● **WHAT THE TASK REQUIRES**
Work out how many lines in the records below include the string "return", and reply with that number alone.

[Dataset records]
#define RARC_GPTR(p) ((const __attribute__((address_space(1))) void*)(p))
#define RARC_LPTR(p) ((__attribute__((address_space(3))) void*)(p))

constexpr int RARC_NB = 256;
constexpr int RARC_MAX_WG = 256;
constexpr int RARC_SEED_TILES = 128;
constexpr int RARC_SEED_MAX_TILES = 2048;
constexpr size_t RARC_WS_THR = 0;
constexpr size_t RARC_WS_BINLO = 1024;
constexpr size_t RARC_WS_BINSCALE = 2048;
constexpr size_t RARC_WS_BININV = 3072;
constexpr size_t RARC_WS_CNT = 4096;
constexpr size_t RARC_WS_FLAGS = 5120;
constexpr int RARC_WS_TAIL_FLAG = 32;
static_assert(RARC_WS_FLAGS + 4 == RARC_WS_ANYFLAG_OFFSET, "include/rarc.h out of sync");
constexpr size_t RARC_WS_HIST = 8192;
constexpr size_t RARC_WS_CNT2 = RARC_WS_HIST + (size_t)RARC_MAX_QUERIES * RARC_NB * 4;
constexpr size_t RARC_WS_SEED = RARC_WS_CNT2 + (size_t)RARC_MAX_WG * RARC_MAX_QUERIES * 4;
constexpr size_t RARC_WS_CAND = RARC_WS_SEED + (size_t)RARC_MAX_QUERIES * RARC_SEED_MAX_TILES * 32 * 4;

struct RarcWs {
  float* thr;
  float* binlo;
  float* binscale;
  float* bininv;
  uint32_t* cnt;
  uint32_t* flags;
  uint32_t* hist;
  uint32_t* cnt2;
  float* seed;
  uint64_t* cand;
};
static inline RarcWs rarc_ws_carve(void* base) {
  char* b = (char*)base;
  RarcWs w;
  w.thr = (float*)(b + RARC_WS_THR);
  w.binlo = (float*)(b + RARC_WS_BINLO);
  w.binscale = (float*)(b + RARC_WS_BINSCALE);
  w.bininv = (float*)(b + RARC_WS_BININV);
  w.cnt = (uint32_t*)(b + RARC_WS_CNT);
  w.flags = (uint32_t*)(b + RARC_WS_FLAGS);
  w.hist = (uint32_t*)(b + RARC_WS_HIST);
  w.cnt2 = (uint32_t*)(b + RARC_WS_CNT2);
  w.seed = (float*)(b + RARC_WS_SEED);
  w.cand = (uint64_t*)(b + RARC_WS_CAND);
  return w;
}


struct RarcQb {
  float* q32;
  uint16_t* q16;
  int8_t* q8;
  float* eps16;
  float* eps8;
  float* qinv;
  float* hq;
  float* floor;
};
static inline size_t rarc_qb_bytes(int d_pad) { return (size_t)RARC_MAX_QUERIES * (size_t)d_pad * 7 + 5 * 1024; }
static inline RarcQb rarc_qb_carve(const void* base, int d_pad) {
  char* b = (char*)base;
  const size_t n = (size_t)RARC_MAX_QUERIES * (size_t)d_pad;
  RarcQb q;
  q.q32 = (float*)b;
  q.q16 = (uint16_t*)(b + n * 4);
  q.q8 = (int8_t*)(b + n * 6);
  q.eps16 = (float*)(b + n * 7);
  q.eps8 = (float*)(b + n * 7 + 1024);
  q.qinv = (float*)(b + n * 7 + 2048);
  q.hq = (float*)(b + n * 7 + 3072);
  q.floor = (float*)(b + n * 7 + 4096);
  return q;
}

__host__ __device__ static inline float rarc_bin_threshold(int b, float lo, float width) {
  return (b >= 2) ? lo + (float)(b - 1) * width : -__builtin_inff();
}
__host__ __device__ static inline int rarc_bin_of(float s, float lo, float scale) {
  const float x = (s - lo) * scale;
  int b = (x >= (float)(RARC_NB - 1)) ? RARC_NB - 1 : (x > 0.f ? (int)x : 0);
  return b;
}

#ifdef __HIPCC__
__device__ __forceinline__ int rarc_fresh_lane() {
  int l;
  asm volatile("v_mbcnt_lo_u32_b32 %0, -1, 0\n\tv_mbcnt_hi_u32_b32 %0, -1, %0" : "=v"(l));
  return l;
}
__device__ __forceinline__ uint32_t rarc_lds_add_rtn(uint32_t byte_addr, uint32_t v) {
  uint32_t old;
  asm volatile("ds_add_rtn_u32 %0, %1, %2\n\ts_waitcnt lgkmcnt(0)" : "=v"(old) : "v"(byte_addr), "v"(v) : "memory");
  return old;
}
__device__ __forceinline__ float rarc_lds_read_f32(uint32_t byte_addr) {
  float x;
  asm volatile("ds_read_b32 %0, %1\n\ts_waitcnt lgkmcnt(0)" : "=v"(x) : "v"(byte_addr) : "memory");
  return x;
}
__device__ __forceinline__ void rarc_lds_read_u32x4(uint32_t byte_addr, uint32_t& a, uint32_t& b, uint32_t& c,
                                                    uint32_t& d) {
  typedef uint32_t u32x4 __attribute__((ext_vector_type(4)));
  u32x4 v;
  asm volatile("ds_read_b128 %0, %1\n\ts_waitcnt lgkmcnt(0)" : "=v"(v) : "v"(byte_addr) : "memory");
  a = v[0]; b = v[1]; c = v[2]; d = v[3];
}
__device__ static inline int rarc_wave_find_from_top_256(uint32_t c0, uint32_t c1, uint32_t c2, uint32_t c3,
                                                         uint32_t need) {
  const int lane = rarc_fresh_lane();
  const uint32_t mine = c0 + c1 + c2 + c3;
  uint32_t suf = mine;
#pragma unroll
  for (int d = 1; d < 64; d <<= 1) {
    const uint32_t o = (uint32_t)__builtin_amdgcn_ds_bpermute(((lane + d) & 63) << 2, (int)suf);
    if (lane + d < 64) suf += o;
  }
  const unsigned long long ge = __builtin_amdgcn_ballot_w64(suf >= need);
  if (!ge) return -1;
  const int hl = 63 - __builtin_clzll(ge);
  const uint32_t above = __shfl(suf - mine, hl, 64);
  const uint32_t h3 = __shfl(c3, hl, 64), h2 = __shfl(c2, hl, 64), h1 = __shfl(c1, hl, 64);
  int b = 4 * hl;
  if (above + h3 >= need) b += 3;
  else if (above + h3 + h2 >= need) b += 2;
  else if (above + h3 + h2 + h1 >= need) b += 1;
  return b;
}
__device__ static inline int rarc_wave_find_from_top(const uint32_t* cnt, int nbins, uint32_t need,
                                                     uint32_t* above_out) {
  const int lane = rarc_fresh_lane();
  const int per = nbins / 64;
  const uint32_t* mine = cnt + lane * per;
  uint32_t tot = 0;
  for (int i = 0; i < per; ++i) tot += mine[i];
  uint32_t suf = tot;
#pragma unroll
  for (int d = 1; d < 64; d <<= 1) {
    const uint32_t o = __shfl_down(suf, d, 64);
    if (lane + d < 64) suf += o;
  }
  const unsigned long long ge = __builtin_amdgcn_ballot_w64(suf >= need);
  if (!ge) return -1;
  const int hl = 63 - __builtin_clzll(ge);
  uint32_t above = __shfl(suf - tot, hl, 64);
  int b = -1;
  if (lane == hl) {
    for (int i = per - 1; i >= 0; --i) {
      const uint32_t c = mine[i];
      if (above + c >= need) { b = lane * per + i; break; }
      above += c;
    }
  }
  b = __shfl(b, hl, 64);
  *above_out = __shfl(above, hl, 64);
  return b;
}
#endif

● **RESULT FOR THIS TASK**
12